# Instrument Cluster Digital Display Problems



## ChitownHustler (Aug 20, 2014)

Hey guys has anyone else had a problem with their Digital Display bleeding black lines in with the MPH,Volume, and the start up Pontiac logo? When I turn the car on the lines start showing up when the Pontiac shows up then the lines will go away when the mileage comes up. If I turn the volume up or down it will mess up badly until the volume goes away. Also when i switch over to MPH it does the exact same. Is the display going bad or do I have a grounding issue going on?? 

Thanks, Chirs


----------



## svede1212 (Nov 1, 2005)

It's odd that it varies with the controls. I'd at least take a good look at the wiring


----------



## LastZephyr23 (Sep 17, 2014)

Are there any more posts this?

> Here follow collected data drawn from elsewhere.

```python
def _ema_args(ema, ema_state, n):
    if (ema is None) != (ema_state is None):
        raise ValueError("ema and ema_state go together")
    if ema is not None and (ema.dtype != torch.float32 or ema.numel() != n or ema_state.dtype != torch.float64 or ema_state.numel() < 9):
        raise ValueError("ema: fp32 buffer of the updated slice's length; ema_state: float64[9] (svd_xtend_b200.h)")


def adamw_p2p(p, m, v, peer_grads, peer_shadows, lo, state, grad_scale, tick=True, ema=None, ema_state=None):
    world = len(peer_grads)
    n = p.numel()
    _ema_args(ema, ema_state, n)
    if _fam("adamw", 0.0, (4.0 * world + 28.0 + 2.0 * world + (8.0 if ema is not None else 0.0)) * n):
        return
    ga = (C.c_void_p * world)(*[t if isinstance(t, int) else t.data_ptr() for t in peer_grads])
    sa = (C.c_void_p * world)(*[t if isinstance(t, int) else t.data_ptr() for t in peer_shadows])
    if ema is not None:
        check(load().svdx_adamw_p2p_ema(p.data_ptr(), m.data_ptr(), v.data_ptr(), ga, sa, world, lo, n, state.data_ptr(), float(grad_scale),
                                        int(tick), ema.data_ptr(), ema_state.data_ptr(), _stream()), "svdx_adamw_p2p_ema")
        return
    check(load().svdx_adamw_p2p(p.data_ptr(), m.data_ptr(), v.data_ptr(), ga, sa, world, lo, n, state.data_ptr(), float(grad_scale),
                                int(tick), _stream()), "svdx_adamw_p2p")


def adamw_graph(p, g, m, v, state, grad_scale=1.0, shadow=None, ema=None, ema_state=None):
    _ema_args(ema, ema_state, p.numel())
    if _fam("adamw", 0.0, ((30.0 if shadow is not None else 28.0) + (8.0 if ema is not None else 0.0)) * p.numel()):
        return
    if ema is not None:
        check(load().svdx_adamw_graph_ema(p.data_ptr(), g.data_ptr(), m.data_ptr(), v.data_ptr(), p.numel(), state.data_ptr(), grad_scale,
                                          _ptr(shadow), ema.data_ptr(), ema_state.data_ptr(), _stream()), "svdx_adamw_graph_ema")
        return
    check(load().svdx_adamw_graph(p.data_ptr(), g.data_ptr(), m.data_ptr(), v.data_ptr(), p.numel(), state.data_ptr(), grad_scale,
                                  _ptr(shadow), _stream()), "svdx_adamw_graph")


EMA_CHUNK = 4096


def ema_multi(jobs, block_prefix, njobs, total_blocks, ema_state, nelem):
    if _fam("adamw", 0.0, 12.0 * nelem):
        return
    check(load().svdx_ema_multi(jobs.data_ptr(), block_prefix.data_ptr(), njobs, total_blocks, ema_state.data_ptr(), _stream()),
          "svdx_ema_multi")


A8_BLOCK = 256


def adamw8bit(jobs, block_prefix, njobs, total_blocks, qmap1, qmap2, state, grad_scale=1.0, ema_state=None, nbytes=0.0):
    if qmap1.dtype != torch.float32 or qmap2.dtype != torch.float32 or qmap1.numel() != 256 or qmap2.numel() != 256:
        raise ValueError("adamw8bit: qmap1 / qmap2 are float32[256]")
    if _fam("adamw", 0.0, nbytes):
        return
    if ema_state is not None:
        if ema_state.dtype != torch.float64 or ema_state.numel() < 9:
            raise ValueError("adamw8bit: ema_state is float64[9] (svd_xtend_b200.h)")
        check(load().svdx_adamw8bit_ema(jobs.data_ptr(), block_prefix.data_ptr(), njobs, total_blocks, qmap1.data_ptr(), qmap2.data_ptr(),
                                        state.data_ptr(), float(grad_scale), ema_state.data_ptr(), _stream()), "svdx_adamw8bit_ema")
        return
    check(load().svdx_adamw8bit(jobs.data_ptr(), block_prefix.data_ptr(), njobs, total_blocks, qmap1.data_ptr(), qmap2.data_ptr(),
                                state.data_ptr(), float(grad_scale), _stream()), "svdx_adamw8bit")


def multi_transpose(src_base, jobs, tile_prefix, njobs, total_tiles):
    if _fam("elementwise", 0.0, 4.0 * 64 * 64 * total_tiles):
        return
    check(load().svdx_multi_transpose(src_base.data_ptr(), jobs.data_ptr(), tile_prefix.data_ptr(), njobs, total_tiles, _stream()),
          "svdx_multi_transpose")


def unprep_conv_grad(src, dst, O, I, taps, i_pad):
    check(load().svdx_unprep_conv_grad(src.data_ptr(), dst.data_ptr(), O, I, taps, i_pad, _stream()), "svdx_unprep_conv_grad")
    return dst


def dot_diff(dy, a, b, out):
    check(load().svdx_dot_diff(dy.data_ptr(), a.data_ptr(), b.data_ptr(), dy.numel(), out.data_ptr(), _stream()), "svdx_dot_diff")
    return out


def silu_bwd_f32(x, dy, dx):
    check(load().svdx_silu_bwd_f32(x.data_ptr(), dy.data_ptr(), dx.data_ptr(), x.numel(), _stream()), "svdx_silu_bwd_f32")
    return dx
```

Baseline: 135.5.

## Run fast GEMM epilogues from registers and spend freed smem on deeper pipeline

The fast epilogue variants (FAST, RES, GEGLU, GN, GNB, IL, ACT) now consume the wgmma accumulators straight from registers, using paired-warp staging buffers and named barriers. They no longer park the tile in a shared-memory accumulator buffer behind block-wide barriers. With the accumulator buffer gone, those kernels can use a separate stage count (STAGES_REGS), which allows a deeper TMA pipeline; the generic path keeps the parked layout. MN-major A, and MN-major B with residuals, are routed to the generic path, and the shape log gains full launch metadata. This adds register pressure and a lot of new epilogue code.

After: 151.3 (median of 6 runs). 1.12x the previous value.

```diff
diff --git a/svd_xtend_b200/csrc/tapgemm.cu b/svd_xtend_b200/csrc/tapgemm.cu
--- a/svd_xtend_b200/csrc/tapgemm.cu
+++ b/svd_xtend_b200/csrc/tapgemm.cu
@@ -2,19 +2,22 @@
 
 namespace svdx {
 
-template <int BN, int TA, int TB>
-__device__ __forceinline__ void tile_mainloop(int kb0, int kb1, uint32_t sA, uint32_t sB, uint32_t bar_full, uint32_t bar_empty,
-                                           uint32_t sAcc, int wg, int& stage, uint32_t& phase) {
-  float acc[BN / 2];
+struct Ring {
+  uint32_t sA, sB, bar_full, bar_empty;
+  int stage;
+  uint32_t phase;
+};
+template <int BN, int TA, int TB, int STG>
+__device__ __forceinline__ void tile_mainloop(float (&acc)[BN / 2], int kb0, int kb1, Ring& rg, int wg) {
 #pragma unroll
   for (int i = 0; i < BN / 2; ++i) acc[i] = 0.f;
   const int lane = threadIdx.x & 31;
   const uint32_t astep = TA ? (2048 >> 4) : (32 >> 4), bstep = TB ? (2048 >> 4) : (32 >> 4);
   int prev_stage = -1;
   for (int kb = kb0; kb < kb1; ++kb) {
-    mbar_wait_mma(bar_full + 8 * stage, phase);
-    const uint32_t aaddr = sA + stage * A_STAGE_BYTES + wg * 8192;
-    const uint32_t baddr = sB + stage * B_STAGE_BYTES;
+    mbar_wait_mma(rg.bar_full + 8 * rg.stage, rg.phase);
+    const uint32_t aaddr = rg.sA + rg.stage * A_STAGE_BYTES + wg * 8192;
+    const uint32_t baddr = rg.sB + rg.stage * B_STAGE_BYTES;
     const uint64_t ad0 = make_smem_desc_sw128(aaddr, 8192, 1024);
     const uint64_t bd0 = make_smem_desc_sw128(baddr, 8192, 1024);
     wgmma_fence();
@@ -32,16 +35,22 @@
     reg_fence(acc);
     if (prev_stage >= 0) {
       __syncwarp();
-      if (lane == 0) mbar_arrive(bar_empty + 8 * prev_stage);
-    }
-    prev_stage = stage;
-    if (++stage == STAGES) { stage = 0; phase ^= 1; }
+      if (lane == 0) mbar_arrive(rg.bar_empty + 8 * prev_stage);
+    }
+    prev_stage = rg.stage;
+    if (++rg.stage == STG) { rg.stage = 0; rg.phase ^= 1; }
   }
   wgmma_wait<0>();
   reg_fence(acc);
   __syncwarp();
-  if (lane == 0 && prev_stage >= 0) mbar_arrive(bar_empty + 8 * prev_stage);
-
+  if (lane == 0 && prev_stage >= 0) mbar_arrive(rg.bar_empty + 8 * prev_stage);
+}
+
+template <int BN, int TA, int TB>
+SVDX_DEVINL void tile_parked_bn(int kb0, int kb1, Ring& rg, uint32_t sAcc, int wg) {
+  float acc[BN / 2];
+  tile_mainloop<BN, TA, TB, STAGES_PARKED>(acc, kb0, kb1, rg, wg);
+  const int lane = threadIdx.x & 31;
   const int r0 = wg * 64 + ((threadIdx.x >> 5) & 3) * 16 + (lane >> 2);
   const uint32_t base = sAcc + (uint32_t)(r0 * ACC_LD + 2 * (lane & 3)) * 4u;
 #pragma unroll
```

My screen is just entirely filled and it doesn't change at all


----------



## Gto-noob (Nov 25, 2011)

mines doing this, have you figured out what was wrong?


----------



## Whogivesah (Feb 2, 2016)

Same here....got my 06 back from the body shop after close to 2 months and it had this problem immediately. Any of your cars with this problem been sitting idle for a while like mine?


----------



## 05gtogoat (Jul 2, 2017)

mine went completely blank, I was told gm discontinued the clusters. there are shops that can replace just the center screen. they no longer make the screens but if you can find a donor cluster (ebay has em) the shop can transplant the screen.hope this helps good luck


----------



## aircraftjack (Jan 12, 2018)

The small center screen in my 2006 the numbers are faded but noy on the other two screens any suggestions?


----------



## GTO44 (Apr 11, 2016)

aircraftjack said:


> The small center screen in my 2006 the numbers are faded but noy on the other two screens any suggestions?


The best way to take care of this is to send in your dash cluster to Bohnman Customs. He has a service where he replaces your malfuncting center screen with one from a salvage car. He can even change the lighting scheme while he's in there. The base cost is $125. I will be doing that soon as my center screen has been acting up lately. It's a common problem with GTO's.

Here's the link to the service:
https://www.bohnmancustoms.com/GTO_Cluster_LCD_Screen_Replacement/p2189578_17633326.aspx


----------